Duas faces da mesma moeda?
Vale a pena voltar ao tema de Chipre, até porque é necessária a solidariedade dos comunistas portugueses com o povo cipriota e porque as ofensivas da UE com que nos teremos de defrontar no futuro próximo encontraram em Chipre o elo mais fraco para a realização das suas experiências laboratoriais desumanas. Muito já se disse sobre o «assalto ao Chipre».
Sabemos que o modelo encontrado pelo Eurogrupo, as chantagens de «bancarrota» anunciadas pelo BCE (e pela UE, em geral), constituiu um ataque sem precedentes aos depósitos bancários dos cipriotas. Sabemos que, no passado mês de Março, os 25 ministros do Eurogrupo decidiram encerrar o segundo maior banco do Chipre – o Laiki Bank – obrigando os titulares de depósitos, obrigações e acções acima dos 100 mil euros a sofrerem perdas que podem chegar aos 60 por cento, sendo que tal colocará em causa a existência de muitas PME cipriotas. Sabemos que se tenta justificar estas medidas acusando Chipre de ser uma «economia de casino», quando se ignora destinos como a Madeira, o Luxemburgo ou a Holanda como preferenciais para a fuga de capitais. Sabemos que os depositantes nos bancos de Chipre têm um estatuto diferente dos depositantes britânicos e holandeses dos bancos islandeses e mesmo dos depositantes de bancos como o BPN e o BPI, em Portugal (por enquanto...). Sabemos que o memorando de entendimento com medidas até 2018 a troco de um empréstimo de 10 mil milhões de euros, negociado entre o governo reaccionário cipriota e a troika – e que está ainda no segredo dos deuses – constituirá um verdadeiro «pacto de agressão» contra o povo do Chipre, cortando nos salários e pensões, destruindo serviços públicos, procedendo a privatizações e condicionando, obviamente, a utilização, propriedade e destino dos lucros das reservas de gás recentemente descobertas. Sabemos que o ministro das Finanças alemão, Wolfang Schäuble, afirmou que o Chipre é «um caso único e especial» e que o presidente do Eurogrupo, Jeroen Dijsselbloem, desdobrou-se em rectificações sobre as suas declarações acerca da possibilidade da «solução» para Chipre ser replicável. Mas será mesmo um caso único? Ou as linhas orientadoras do projecto da União Bancária e a situação adoptada para Chipre serão apenas uma semelhança que é pura coincidência?

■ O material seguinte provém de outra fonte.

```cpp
static inline size_t ddpm3d_packed_bytes(int Cout, int Cin, int ksize, int prec) {
    const size_t taps = (prec == DDPM3D_PREC_F16X3_WZ || prec == DDPM3D_PREC_F16_WZ || prec == DDPM3D_PREC_BF16_WZ)
                            ? 36 : (size_t)ksize * ksize * ksize;
    const size_t body = taps * ddpm3d_cin_pad(Cin) * ddpm3d_cout_pad(Cout) * 4;
    return prec != 0 ? body + (size_t)ddpm3d_cout_pad(Cout) * 4 : body;
}

static inline size_t ddpm3d_up_phase_body_bytes(int Cout, int Cin) {
    return (size_t)64 * ddpm3d_cin_pad(Cin) * ddpm3d_cout_pad(Cout) * 4;
}
static inline size_t ddpm3d_up_phase_bytes(int Cout, int Cin) {
    return ddpm3d_packed_bytes(Cout, Cin, 3, DDPM3D_PREC_F16X3_WZ) + ddpm3d_up_phase_body_bytes(Cout, Cin) +
           (size_t)ddpm3d_cout_pad(Cout) * 4;
}
struct UpPhaseGeom { int TX, TY, tilesX, tilesY, tilesZ; };
// ... 101 lines not shown
```

3d-denoising-diffusion-model_amd/csrc/conv3d_stage.h:

```cpp
#pragma once
#include "conv3d_epilogue.h"

enum { WZ_F16X3 = 0, WZ_F16 = 1, WZ_BF16 = 2,
       WZ_F16X3_UP = 3,
       WZ_F16X3_SKIP = 4 };

__device__ __forceinline__ void split_pair(float s0, float s1, unsigned& hi, unsigned& lo) {
    float l0, l1;
    asm("v_cvt_pk_f16_f32 %0, %3, %4\n\t"
        "v_fma_mix_f32 %1, %0, -1.0, %3 op_sel:[0,0,0] op_sel_hi:[1,0,0]\n\t"
        "v_fma_mix_f32 %2, %0, -1.0, %4 op_sel:[1,0,0] op_sel_hi:[1,0,0]"
        : "=&v"(hi), "=&v"(l0), "=&v"(l1)
        : "v"(s0), "v"(s1));
    asm("v_cvt_pk_f16_f32 %0, %1, %2" : "=v"(lo) : "v"(l0), "v"(l1));
}

template <int TX_, int TY_ = TX_>
struct WzGeomT {
    static constexpr int CK = DDPM3D_CONV_CK;
    static constexpr int TX = TX_, TY = TY_, HX = TX_ + 2, HY = TY_ + 2, NP = 4, VS = 5;
    static constexpr int RP = TX_ * TY_;
    static constexpr int NZP = 64 / RP;
    static constexpr int NPL = 2 * NZP + 2;
    static constexpr int RY = LdsGeom<TX_, HX, HY>::RY;
// ... 179 lines not shown
```

3d-denoising-diffusion-model_amd/csrc/conv3d_wz.h:

```cpp
#pragma once
#include "conv3d_stage.h"

#ifdef DDPM3D_WZ_STAMPS
#define WZ_NSTAMP 48
#define WZ_STAMP(i) do { if (lane == 0) wz_stamps[(i)] = __builtin_amdgcn_s_memtime(); } while (0)
#else
#define WZ_STAMP(i) do { } while (0)
#endif
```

A anteceder a reunião do Conselho Europeu de Junho do ano passado, Durão Barroso propôs perante o Parlamento Europeu a criação de uma União Bancária, com vista a criar um conjunto único de regras e um «regime de resolução de crises bancárias», com a perspectiva de criar uma «integração comum» de supervisão. Assim, em Dezembro de 2012, os 27 ministros das Finanças da UE acordaram a formação de um supervisor bancário único cujo actor principal será o BCE. O BCE fiscalizará directamente, desta forma, 200 bancos europeus (entre os quais as seis maiores instituições financeiras portuguesas) embora possa entrar em «acção» quando pressentir problemas nos restantes seis mil bancos europeus que continuarão a ser fiscalizados pelos bancos centrais nacionais. O Parlamento Europeu aprovou então um relatório sobre a União Económica e Monetária onde afirma que «um mecanismo de supervisão europeu efectivo e de elevada qualidade é necessário para assegurar que os problemas sejam detectados e tratados vigorosamente, garantir condições de concorrência equitativas entre todas as instituições financeiras e restaurar a confiança transfronteiras e evitar a fragmentação do mercado interno». Este mecanismo que retira aos estados a capacidade de supervisionarem o seu sistema financeiro é ainda pouco claro no que se refere à forma como poderá «tratar vigorosamente» os problemas dos bancos. Mas a «experiência» que a UE está a fazer com o povo cipriota indicia que esse «tratamento» poderá passar, sem sombra de dúvidas, pelo processo de aniquilação de parte do sistema financeiro, pela concentração dos grandes grupos financeiros que, como já foi dito em artigo anterior no Avante!, caracteriza uma fase de «aprofundamento das contradições entre diferentes sectores do grande capital e por consequência entre potências económicas capitalistas no contexto do aprofundamento da crise». A «união bancária» tem que ser analisada à luz destas contradições – numa perspectiva necessariamente dialéctica – que olhe para além dos simplismos aparentes.